Stretch/elastic waisted pants and/or drawstrings are your friend.


----------



## dogmom327

I think it was 14 lbs. a couple hours after giving birth. Everyone was horrified when I got out the scale but I was really curious what baby + amniotic fluid + placenta weighed (DD was 8.5# alone).


----------



## ~adorkable~

i had twins and gained 31 pounds be the time i gave birth at 36w, i was on the heavy side of normal when i got preggo in that i weighed 171 and am 5'7" i know that the babies sucked a good amount from the rest of me even during the pregnancy, i think they were gaining faster than i was the last month or more. my arms and thighs actually started feeling thinner as my belly got bigger.

i weighed myself 6 days PP and was al the way down to 172! so that is 30 pound in 6 days, my twins *together* weighted 10lb13oz

by 6 month later i had lost another 23 pounds to drop to 149, 6 months later still and I seem to have leveled out at that weight and it feels right on me.

so that is a total loss of 53lbs, 22 pounds below pre pregnancy weight with 30 of it lost in the first week.

yeah i fit very little of my old wardrobe. and yes I'm concerned as to what is going to happen when i ween the twins someday.


----------



## Monkey Keeper

I gained about 27lbs with my son and am a healthy weight not pregnant. I had 8lbs left to lose the first time I got on a scale at 8 days pp. DS was 9lb, 5oz and I had polyhydramnios so that was heavy, plus my babes grow "huge" placentas according to my care providers. So 20lbs, but that is offset a bit by the hugely engorged bbs. With DD1, I gained 30lbs and had lost 32lbs by 2w pp, but I was hugely swollen with her.

Even though I got back to a normal weight quickly with both of them (I did not with my 2nd), my jeans did not fit for at least a month just due to the pooch/abdominal muscle separation. I was able to wear pre-pg stretchy pants and skirts pretty quickly with both of them, though.


----------



## Peony

I don't gain a lot of water weight, most of my weight seems to be just fat.







I weighed myself the next day after DS1 was born, he was almost albs, and I had lost 10 lbs. Really not fair! About the same thing after this baby. I didn't weigh myself after the birth of my girls so no idea there. I gained 40 or so this last time and lost another 10 that first month and the rest is still there and baby is 5 months old. The pounds just do not melt off for me.


----------



## Zan&Zav

I gained







57 lbs and lost 27 in birth. The other 30 melted off with breastfeeding, and then some


----------



## cat13

I never weighed myself after birth, but I did look a lot skinnier than I expected (although I didn't seem to stay that way for long!) Regardless, I couldn't imagine wanting to wear jeans anyway, even if they did fit. I think it's totally worth it to buy some comfy pants for your pp time.


----------



## lizsky

I was on the slim side of average pre-pregnancy and gained 31 pounds. 2 days post-partum I had lost 13 pounds (DD was almost 8, so I guess the other 5 were placenta etc...). By 2 weeks post-partum I had lost 20 pounds, but I remained stuck there (10 pounds above pre-pregnancy weight) for several months. At this point I could wear a lot of pre-pregnancy clothes, but form-fitting pants with zippers and buttons were not comfortable.
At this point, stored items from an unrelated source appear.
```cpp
extern "C" int cp25_attn_fwd_split(const void* q, const void* k, const void* v, void* o, int B, int H, int Lq,
                                   int Lk, int D, const int64_t* q_strides, const int64_t* k_strides,
                                   const int64_t* v_strides, const int64_t* o_strides, float softmax_scale,
                                   int n_split, void* workspace, size_t ws_bytes, hipStream_t stream) {
  return attn_launch(q, k, v, o, B, H, Lq, Lk, D, q_strides, k_strides, v_strides, o_strides, softmax_scale, 0.f,
                     0.f, n_split, workspace, ws_bytes, stream);
}

extern "C" int cp25_attn_fwd_bounded(const void* q, const void* k, const void* v, void* o, int B, int H, int Lq,
                                     int Lk, int D, const int64_t* q_strides, const int64_t* k_strides,
                                     const int64_t* v_strides, const int64_t* o_strides, float softmax_scale,
                                     float q_norm_bound, float k_norm_bound, int n_split, void* workspace,
                                     size_t ws_bytes, hipStream_t stream) {
  return attn_launch(q, k, v, o, B, H, Lq, Lk, D, q_strides, k_strides, v_strides, o_strides, softmax_scale,
                     q_norm_bound, k_norm_bound, n_split, workspace, ws_bytes, stream);
}

extern "C" int cp25_attn_fwd_prescaled(const void* q, const void* k, const void* v, void* o, int B, int H, int Lq,
                                       int Lk, int D, const int64_t* q_strides, const int64_t* k_strides,
// ... 10 lines not shown
                                              float k_norm_bound, const float* k_norm_slots, int n_slots, int n_split,
                                              void* workspace, size_t ws_bytes, hipStream_t stream) {
  if (!k_norm_slots || n_slots < 1 || n_slots > 64 || ((uintptr_t)k_norm_slots & 3)) return CP25_ERR_INVAL;
  return attn_launch(q, k, v, o, B, H, Lq, Lk, D, q_strides, k_strides, v_strides, o_strides, 0.6931471805599453f,
                     q_norm_bound, k_norm_bound, n_split, workspace, ws_bytes, stream, true, 0, nullptr, k_norm_slots,
                     n_slots);
}

extern "C" int cp25_attn_fwd_prescaled_qnorm(const void* q, const void* k, const void* v, void* o, int B, int H, int Lq,
                                             int Lk, int D, const int64_t* q_strides, const int64_t* k_strides,
                                             const int64_t* v_strides, const int64_t* o_strides, float q_norm_bound,
                                             float k_norm_bound, const float* k_norm_slots, int n_slots,
                                             const void* q_norm_weight, const float* cos_tab, const float* sin_tab,
                                             float eps, float q_scale, int n_split, void* workspace, size_t ws_bytes,
                                             hipStream_t stream) {
  if (k_norm_slots && (n_slots < 1 || n_slots > 64 || ((uintptr_t)k_norm_slots & 3))) return CP25_ERR_INVAL;
  if (!q_norm_weight || ((uintptr_t)q_norm_weight & 15) || (!cos_tab) != (!sin_tab) || !(eps >= 0.f) ||
      !(q_scale > 0.f))
    return CP25_ERR_INVAL;
  if ((((uintptr_t)cos_tab) | ((uintptr_t)sin_tab)) & 15) return CP25_ERR_INVAL;
  AttnArgs qn{};
  qn.qn_w = (const unsigned short*)q_norm_weight;
  qn.qn_cos = cos_tab;
  qn.qn_sin = sin_tab;
  qn.qn_eps = eps;
  qn.qn_scale = q_scale;
  return attn_launch(q, k, v, o, B, H, Lq, Lk, D, q_strides, k_strides, v_strides, o_strides, 0.6931471805599453f,
                     q_norm_bound, k_norm_bound, n_split, workspace, ws_bytes, stream, true, 0, nullptr, k_norm_slots,
                     k_norm_slots ? n_slots : 0, &qn);
}

extern "C" const char* cp25_attn_kernel(int Lk, float softmax_scale, float q_norm_bound, float k_norm_bound,
                                        int prescaled, int fp8) {
  if (prescaled == 2 && m16_gated(q_norm_bound, k_norm_bound, Lk > 4096))
    return Lk <= 4096 ? "attn_fwd_m16<cross, prescaled, gated fixed shift | online max>"
                      : "attn_fwd_m16<self, prescaled, gated fixed shift | online max>";
  if (fp8 == 2) return Lk <= 4096 ? "attn_fwd_f8<cross, fp8 Q K^T + fp8 P.V>" : "attn_fwd_f8<self, fp8 Q K^T + fp8 P.V>";
  if (fp8 == 1) return Lk <= 4096 ? "attn_fwd_f8<cross, fp8 Q K^T>" : "attn_fwd_f8<self, fp8 Q K^T>";
  if (Lk <= 4096) {
    const float sl = prescaled ? 1.f : softmax_scale * 1.4426950408889634f;
    const int mode = m16_mode(q_norm_bound, k_norm_bound, sl, prescaled != 0);
    if (use_xattn_persistent(true, 1, mode, cdiv(Lk, kKBlk)))
      return mode == 1 ? "attn_fwd_m16<cross, prescaled, zero shift, persistent>"
                       : (prescaled ? "attn_fwd_m16<cross, prescaled, online max, persistent>"
                                    : "attn_fwd_m16<cross, online max, persistent>");
  }
  if (Lk > 4096 && prescaled) {
    const int mode = m16_mode(q_norm_bound, k_norm_bound, 1.f, true, true);
    const int rows = wide_rows(true, fp8, false, Lk, mode);
    static const char* wq[2][2] = {
        {"attn_fwd_wq<self, prescaled, 320 rows, fixed shift>", "attn_fwd_wq<self, prescaled, 320 rows, zero shift>"},
        {"attn_fwd_wq<self, prescaled, 384 rows, fixed shift>", "attn_fwd_wq<self, prescaled, 384 rows, zero shift>"}};
    if (rows) return wq[rows == 384][mode];
  }
  static const char* names[2][2][3] = {
      {{"attn_fwd_m16<self, fixed shift>", "?", "attn_fwd_m16<self, online max>"},
       {"attn_fwd_m16<self, prescaled, fixed shift>", "attn_fwd_m16<self, prescaled, zero shift>",
        "attn_fwd_m16<self, prescaled, online max>"}},
      {{"attn_fwd_m16<cross, fixed shift>", "?", "attn_fwd_m16<cross, online max>"},
       {"attn_fwd_m16<cross, prescaled, fixed shift>", "attn_fwd_m16<cross, prescaled, zero shift>",
        "attn_fwd_m16<cross, prescaled, online max>"}}};
  const float sl = prescaled ? 1.f : softmax_scale * 1.4426950408889634f;
  return names[Lk <= 4096][prescaled != 0][m16_mode(q_norm_bound, k_norm_bound, sl, prescaled != 0, Lk > 4096)];
}
```

cosmos-predict2.5_amd/csrc/attn_wide.hip:

```cpp
#include "attn_common.h"

namespace cp25attn {
namespace {

constexpr int kAheadWq = 2;
constexpr int kRingWq = kAheadWq + 1;
static_assert(kWqThreads == 4 * 64, "one wave per SIMD");

constexpr int wq_stage(int nq) { return 17 * nq; }
constexpr int wq_frag(int nq, int m) { return m < nq ? -1 : (m - nq) / nq; }
constexpr int wq_qb(int nq, int m) { return m < nq ? m : (m - nq) % nq; }
constexpr bool wq_read_gap(int nq, int m) { return m >= nq && (m - nq) % nq == 0; }
constexpr int wq_sm_op(int nq, int m) {
  if (wq_read_gap(nq, m)) return -1;
  int idx = 0;
  for (int x = 0; x < m; ++x) idx += !wq_read_gap(nq, x);
  return idx < 12 * nq ? idx : -1;
}
constexpr int wq_sm_count(int nq) {
  int n = 0;
  for (int m = 0; m < wq_stage(nq); ++m) n += wq_sm_op(nq, m) >= 0;
  return n;
}
static_assert(wq_sm_count(5) == 60 && wq_sm_count(6) == 72, "every softmax instruction has a gap");
// ... 142 lines not shown
#pragma unroll
          for (int q = 0; q < 4; ++q) {
            const f32x4 cc = rc[s & 1][q >> 1], sn = rsn[s & 1][q >> 1];
            const int o = 2 * (q & 1);
            y[s][q] = hn2_rope(x[s][q], x[s ^ 2][q], s < 2 ? -1.f : 1.f, f32x2{cc[o], cc[o + 1]},
                               f32x2{sn[o], sn[o + 1]});
          }
      }
#pragma unroll
      for (int s = 0; s < 4; ++s)
#pragma unroll
        for (int q = 0; q < 4; ++q) {
          const bf16x2v hh = __builtin_convertvector(y[s][q] * scale2, bf16x2v);
          qa[qb][s][2 * q] = hh.x;
          qa[qb][s][2 * q + 1] = hh.y;
        }
    }
  }

  float m_run[kNQ];
#pragma unroll
  for (int qb = 0; qb < kNQ; ++qb) m_run[qb] = 0.f;
  if constexpr (kMode == 0) {
#pragma unroll
    for (int qb = 0; qb < kNQ; ++qb) {
      float qq = 0.f;
#pragma unroll
      for (int s = 0; s < 4; ++s)
#pragma unroll
        for (int e = 0; e < 8; ++e) {
          const float x = static_cast<float>(qa[qb][s][e]);
          qq = fmaf(x, x, qq);
        }
      const float b_row = sqrtf(group4_sum(qq)) * a.kbound;
      m_run[qb] = floorf(fminf(b_row + kPDrop, 126.f - b_row));
    }
  }
  f32x4 minit[kNQ];
#pragma unroll
  for (int qb = 0; qb < kNQ; ++qb) {
    minit[qb] = f32x4{-m_run[qb], -m_run[qb], -m_run[qb], -m_run[qb]};
    asm volatile("" : "+v"(minit[qb]));
  }

  f32x4 oacc[8][kNQ], lacc[kNQ];
#pragma unroll
  for (int db = 0; db < 8; ++db)
#pragma unroll
    for (int qb = 0; qb < kNQ; ++qb) {
      oacc[db][qb] = f32x4{0.f, 0.f, 0.f, 0.f};
      asm volatile("s_nop 2" : "+a"(oacc[db][qb]));
    }
#pragma unroll
  for (int qb = 0; qb < kNQ; ++qb) {
    lacc[qb] = f32x4{0.f, 0.f, 0.f, 0.f};
    asm volatile("s_nop 2" : "+a"(lacc[qb]));
  }
  static_for<kNQ>([&](auto QC) __attribute__((always_inline)) {
    constexpr int qb = decltype(QC)::value;
    (void)qa;
#pragma unroll
    for (int s = 0; s < 4; ++s) {
      if constexpr (qb < kQA) asm volatile("s_nop 2" : "+a"(qa[qb][s]));
      else asm volatile("s_nop 2" : "+v"(qa[qb][s]));
    }
  });
  typedef short s16x8v __attribute__((ext_vector_type(8)));
// ... 235 lines not shown
```

include/cp25.h:

```cpp
#ifndef CP25_H
#define CP25_H

#include <stdint.h>
#include <hip/hip_runtime_api.h>

#ifdef __cplusplus
extern "C" {
#endif
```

Finally got rid of the last 10 pounds around 5 months post-partum. I was able to wear some of the more form-fitting clothes, but some things still didn't work- I think pregnancy permanently changed my body shape slightly and my hips are wider now.

I've asked other mamas about their experiences and it seems like there is A LOT of variation among women and sometimes quite a bit of variation among one mama's different pregnancies.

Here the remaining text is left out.